Price v Mattey  UKUT 7 (LC)
The Upper Tribunal (UT) was asked to consider whether a service charge demand could still be valid even if it showed an incorrectly calculated proportion of the landlord’s total expenditure and if so, whether the Tribunal had jurisdiction to determine its reasonableness.
The case concerned Oak Close, a development in several blocks, comprising 31 flats. The Respondent was the freehold owner and the Appellant was a leaseholder living in a block of 8 flats. The lease required the tenant to contribute 1/8th of the costs incurred in providing services to the block in which her flat is located and 1/31st of the costs incurred in respect of the development.

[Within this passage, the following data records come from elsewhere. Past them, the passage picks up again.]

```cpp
typedef struct mt_material {
  double ambient[3], diffuse[3], specular[3];
// ... 301 lines not shown
  MT_TUNE_HYBRID_QUAD_SHARE,
  MT_TUNE_HYBRID_WORK1, MT_TUNE_HYBRID_WORK2,
  MT_TUNE_FORECAST_STEP,
  MT_TUNE_HYBRID_STARTER_SHARE,
  MT_TUNE_DEEP_LAYOUT,
  MT_TUNE_MULTI_FORCE_PEER_COPY,
  MT_TUNE_MULTI_BALANCE,
  MT_TUNE_XCD_QUEUES,
  MT_TUNE_ORDER_GROUPS,
  MT_TUNE_SM_CELL_SHARE,
  MT_TUNE_SM_CELL_TIME, MT_TUNE_SM_CELL_WORK,
  MT_TUNE_HYBRID_CELL_FACTOR,
  MT_TUNE_LEAN_KERNEL,
  MT_TUNE_COUNT
};
int mt_scene_set_tuning(mt_scene *scene, int knob, double value);

int mt_scene_kernel_times(mt_scene *scene, int max_n, double *primary_ms,
                          double *render_ms);

typedef struct mt_lean_info {
  int32_t lean, handed_over;
  uint32_t units, redo_units;
  double lean_ms, redo_ms;
} mt_lean_info;
int mt_scene_lean_info(mt_scene *scene, mt_lean_info *out);

int mt_intersect_rays(mt_scene *scene, int n, const double *rays,
                      int32_t *tri, int32_t *line_no, double *t,
                      double *point, mt_stats *stats);
// ... 58 lines not shown
```

### mythtracer_amd/binding.py

```python
from __future__ import annotations

import ctypes as C
import os
import weakref

import numpy as np

PKG = os.path.dirname(os.path.abspath(__file__))
HIP_LIB = os.path.join(PKG, "lib", "libmythtracer_hip.so")
HOST_LIB = os.path.join(PKG, "lib", "libmythtracer_host.so")

MT_OK = 0
MT_ABI_VERSION = 5
MT_TEX_RGB8, MT_TEX_F64 = 0, 1

HIP_SYMBOLS = [
    "mt_last_error", "mt_abi_version", "mt_device_count", "mt_scene_create",
    "mt_scene_destroy", "mt_scene_set_lights", "mt_render_chunk",
    "mt_render_chunk_device", "mt_render_tiles_device", "mt_blit_tiles_device",
    "mt_scene_read_stats", "mt_intersect_rays", "mt_scene_set_traversal_mode",
    "mt_scene_kernel_times", "mt_scene_lean_info", "mt_scene_set_scheduling", "mt_scene_set_engine",
    "mt_scene_set_stats", "mt_set_default_engine", "mt_scene_set_tuning",
    "mt_render_frame_multi", "mt_scene_export_costs_device", "mt_scene_import_costs_device",
    "mt_order_tiles_device", "mt_dealt_tile_count", "mt_deal_tiles_device",
# ... 17 lines not shown
    "mt_scene_set_triangle_normals", "mt_scene_set_triangle_uvw", "mt_scene_get_triangle_normals",
    "mt_scene_get_triangle_uvw", "mt_raytree_attr_info_last",
    "mt_octree_build", "mt_octree_info", "mt_octree_read", "mt_octree_destroy", "mt_scene_create_triangles",
    "mt_scene_read_tree",
    "mt_scene_set_triangle_vertices", "mt_scene_get_triangle_vertices", "mt_scene_move_times_last",
]
MT_MAX_RECURSION = 16

TUNE = {name: i for i, name in enumerate([
    "POOL_BELOW", "POOL_CAP", "PACKED_STACK", "BLOCKS_PER_CU", "FORECAST_RADIUS", "BLEND", "FORMS",
    "POOL_CUT_SHARE", "POOL_PIECE_TIME1", "POOL_PIECE_TIME2", "POOL_PIECE_WORK1", "POOL_PIECE_WORK2",
    "POOL_CELL_FACTOR", "QUAD_SHARE", "QUAD_SHARE_MOVING", "QUAD_KEEP", "QUAD_WORK", "QUAD_WORK_MOVING",
    "POOL_SCRATCH_MB", "HYBRID_POOL_SHARE", "HYBRID_QUAD_SHARE", "HYBRID_WORK1", "HYBRID_WORK2", "FORECAST_STEP",
    "HYBRID_STARTER_SHARE", "DEEP_LAYOUT", "MULTI_FORCE_PEER_COPY", "MULTI_BALANCE", "XCD_QUEUES",
    "ORDER_GROUPS", "SM_CELL_SHARE", "SM_CELL_TIME", "SM_CELL_WORK", "HYBRID_CELL_FACTOR", "LEAN_KERNEL"])}

STAT_NAMES = ["rays_primary", "rays_secondary", "rays_shadow", "box_tests",
              "node_visits", "tri_tests", "mt_tests", "shaded_hits"]


class NativeLibraryMissing(RuntimeError):
    pass


class mt_material(C.Structure):
    _fields_ = [("ambient", C.c_double * 3), ("diffuse", C.c_double * 3),
                ("specular", C.c_double * 3), ("specular_exp", C.c_double),
                ("reflectance", C.c_double), ("transparency", C.c_double),
                ("transmission_filter", C.c_double * 3),
                ("refraction_index", C.c_double), ("tex", C.c_int32),
# ... 991 lines not shown
    def read_stats(self, h) -> dict:
        st = mt_stats()
        self.check(self.lib.mt_scene_read_stats(h, C.byref(st)))
        return st.as_dict()

    def set_stats(self, h, enabled: bool):
        self.check(self.lib.mt_scene_set_stats(h, 1 if enabled else 0))

    def set_engine(self, h, engine: int):
        self.check(self.lib.mt_scene_set_engine(h, int(engine)))

    def set_default_engine(self, engine: int):
        self.check(self.lib.mt_set_default_engine(int(engine)))

    def set_tuning(self, h, knob: str, value: float):
        self.check(self.lib.mt_scene_set_tuning(h, TUNE[knob], float(value)))

    def render_frame_multi(self, handles, sensor12, image_w, image_h, tile_w=64, tile_h=64, max_depth=5,
                           want_stats=True):
        n = len(handles)
        arr = (C.c_void_p * n)(*handles)
        rgb = np.zeros((image_h, image_w, 3), dtype=np.uint8)
        st = (mt_stats * n)()
        s = self.make_sensor(sensor12)
        self.check(self.lib.mt_render_frame_multi(C.cast(arr, C.c_void_p), n, C.byref(s), image_w, image_h,
                                                  tile_w, tile_h, max_depth, _ptr(rgb),
                                                  C.cast(st, C.c_void_p) if want_stats else None))
        return dict(rgb=rgb, stats=[st[i].as_dict() for i in range(n)])

    def export_costs_device(self, h, d_map, map_w, map_h, stream=None):
        self.check(self.lib.mt_scene_export_costs_device(h, d_map, map_w, map_h, stream))
# ... 635 lines not shown
```

### mythtracer_amd/csrc/mt_capi.hip

```cpp
#include <hip/hip_runtime.h>
#include <algorithm>
#include <atomic>
#include <map>
#include <memory>
#include <mutex>
#include <string>
#include <thread>
#include <limits>
#include <utility>

#include <chrono>
#include <cmath>
#include <cstdarg>
#include <cstddef>
#include <cstdio>
#include <cstdlib>
#include <cstring>
#include <unistd.h>
#include <vector>

#include "mt_render.hip"
#include "mt_resolve.h"
#include "mt_adaptive.h"
#include "mt_gbuffer.h"
// ... 196 lines not shown
struct mt_scene {
  int device = 0;
  DevScene dev{};
  DeviceAllocs geo, tables;
  TriArrays tri;
  mt_material *mtls = nullptr;
  DevTexture *texs = nullptr;
  Buf<mt_light> d_lights;
  Buf<unsigned long long> d_counters;
  Buf<unsigned int> d_work;
  Buf<unsigned int> d_queues;
  Buf<unsigned int> d_order_ctl;
  Buf<unsigned int> d_order_whist;
  unsigned order_epoch = 0;
  DevScene dev_uploaded;
  bool dev_uploaded_valid = false;
  Buf<double> d_frames;
  Buf<int32_t> d_hit_prim;
  Buf<double> d_hit_t;
  Buf<unsigned int> d_class_list;
  Buf<char> d_pool;
  int engine = 0;
  ForecastBank bank0;
  std::unique_ptr<ForecastBank> bank1;
  void forget_histories() {
    bank0.cost_signature = 0;
    if (bank1) bank1->cost_signature = 0;
    lean_fresh = true;
  }
  bool lean_fresh = true;
// ... 833 lines not shown
  MT_TRY(geo.upload(L.supers, "the super boxes", &dev->sup_aabb32));
  MT_TRY(geo.upload(L.subs, "the subtree boxes", &dev->sub_aabb32));
  MT_TRY(geo.upload(L.hsr, "the walk's records", &dev->hs_rec));
  MT_TRY(geo.upload(L.ll_tri, "the long lists", &dev->ll_tri));
  MT_TRY(geo.upload(L.ll_exact, "the long lists", &dev->ll_exact));
  MT_TRY(geo.upload(L.ll_box_q, "the long lists' boxes", &dev->ll_box_q));
  MT_TRY(geo.upload(L.ll_grp_q, "the long lists' boxes", &dev->ll_grp_q));
  MT_TRY(geo.upload(L.ll_sup_q, "the long lists' boxes", &dev->ll_sup_q));
  MT_TRY(geo.upload(L.sl_box, "the short lists' boxes", &dev->sl_box32));
  MT_TRY(geo.upload(L.recs, "the node records", &dev->nodes));
  MT_TRY(geo.upload(L.tri_aabb, "the triangles' boxes", &dev->tri_aabb));
  MT_TRY(geo.upload(L.tri_aabb32, "the triangles' boxes", &dev->tri_aabb32));
  for (int k = 0; k < 3; k++) dev->bmax[k] = L.bmax[k];
  dev->tree_depth = L.max_depth;
  dev->scene_regular = L.regular ? 1 : 0;
  return MT_OK;
}

static void show_tri_arrays(const TriArrays &tri, DevScene *dev) {
  dev->tri_vertex = tri.vertex;
  dev->tri_normal = tri.normal;
  dev->tri_uvw = tri.uvw;
  dev->tri_mtl = tri.mtl;
  dev->tri_line = tri.line;
}

static int upload_layout(mt_scene *s, const mt_scene_desc *d, const SceneLayout &L) {
  HIP_TRY(hipSetDevice(d->device));
  s->device = d->device;
  hipDeviceProp_t prop;
// ... 23 lines not shown
    texs[i] = DevTexture{dev_texels, t.width, t.height, t.format, 0};
  }
  MT_TRY(s->tables.upload(d->materials, (size_t)d->n_materials, "the materials", &s->mtls));
  s->dev.mtls = s->mtls;
  s->n_materials = d->n_materials;
  s->n_textures = d->n_textures;
  if (d->n_materials > 0) s->mtls_host.assign(d->materials, d->materials + d->n_materials);
  MT_TRY(s->tables.upload(texs, "the texture table", &s->texs));
  s->dev.texs = s->texs;
  s->texs_host = texs;
  s->tex_generation.assign(texs.size(), 0ull);
  s->dev.n_tris = d->n_tris;
  s->dev.n_nodes = d->n_nodes;
  s->dev.force_mode = 0;
  s->dev.pack_shift = pack_shift_for(d->n_tris, d->n_nodes);
  s->dev.n_lights = 0;
  s->dev.lights = nullptr;
  return MT_OK;
}
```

Although all 31 flats were initially managed by the freeholder, some blocks were now managed by Right to Manage companies. For most of the period in dispute, the landlord was managing and incurring expenditure in respect of only 24 flats, which included the block where the tenant lived.
The landlord issued an application for determination of reasonableness and payability of service charges demanded from 2009 to 2017. The tenant sought permission to appeal the First-Tier Tribunal’s decision and permission was granted for the tenant to appeal only in respect of the validity of the service charge demands. The appeal was therefore only concerned with this aspect.
Although the demands said nothing about the way the service charges were calculated, it was clear from the budget calculations for year 2014 onwards that the landlord was charging the tenant 1/24th of the total expedite in respect of development costs and was accepted that this proportion was charged for all years in question. The tenant argued that the demands were invalid because they failed to comply with the provisions of the lease, in that it asked her to pay 1/24th of costs incurred for providing services to the development, instead of 1/31st as mentioned in the lease. This was the only argument raised by the tenant.
The tenant further argued that, as the demands were invalid, the Tribunal’s jurisdiction to determine a reasonable service charge under s.27A did not arise.
The landlord accepted that they could only recover 1/31st from the tenant in the absence of an application under s.35 Landlord and Tenant Act 1985 to vary the lease and argued that the demands were valid and that the FTT was correct to reduce the charge in each case to 1/31st when exercising their jurisdiction to determine a reasonable service charge. The UT agreed with the landlord and held that there was no formal invalidity on the face of the demands. It could only be seen from the budget calculations that the sums charged were too high, a fact which the landlord accepted. The UT held that the demands did in fact seek payment of sums unrecoverable under the lease, in that the sums charged were in excess of the proportion for which the tenant was liable, therefore the FTT was right to reduce the sums payable to only what was recoverable under the lease, namely a 1/31st proportion of development costs.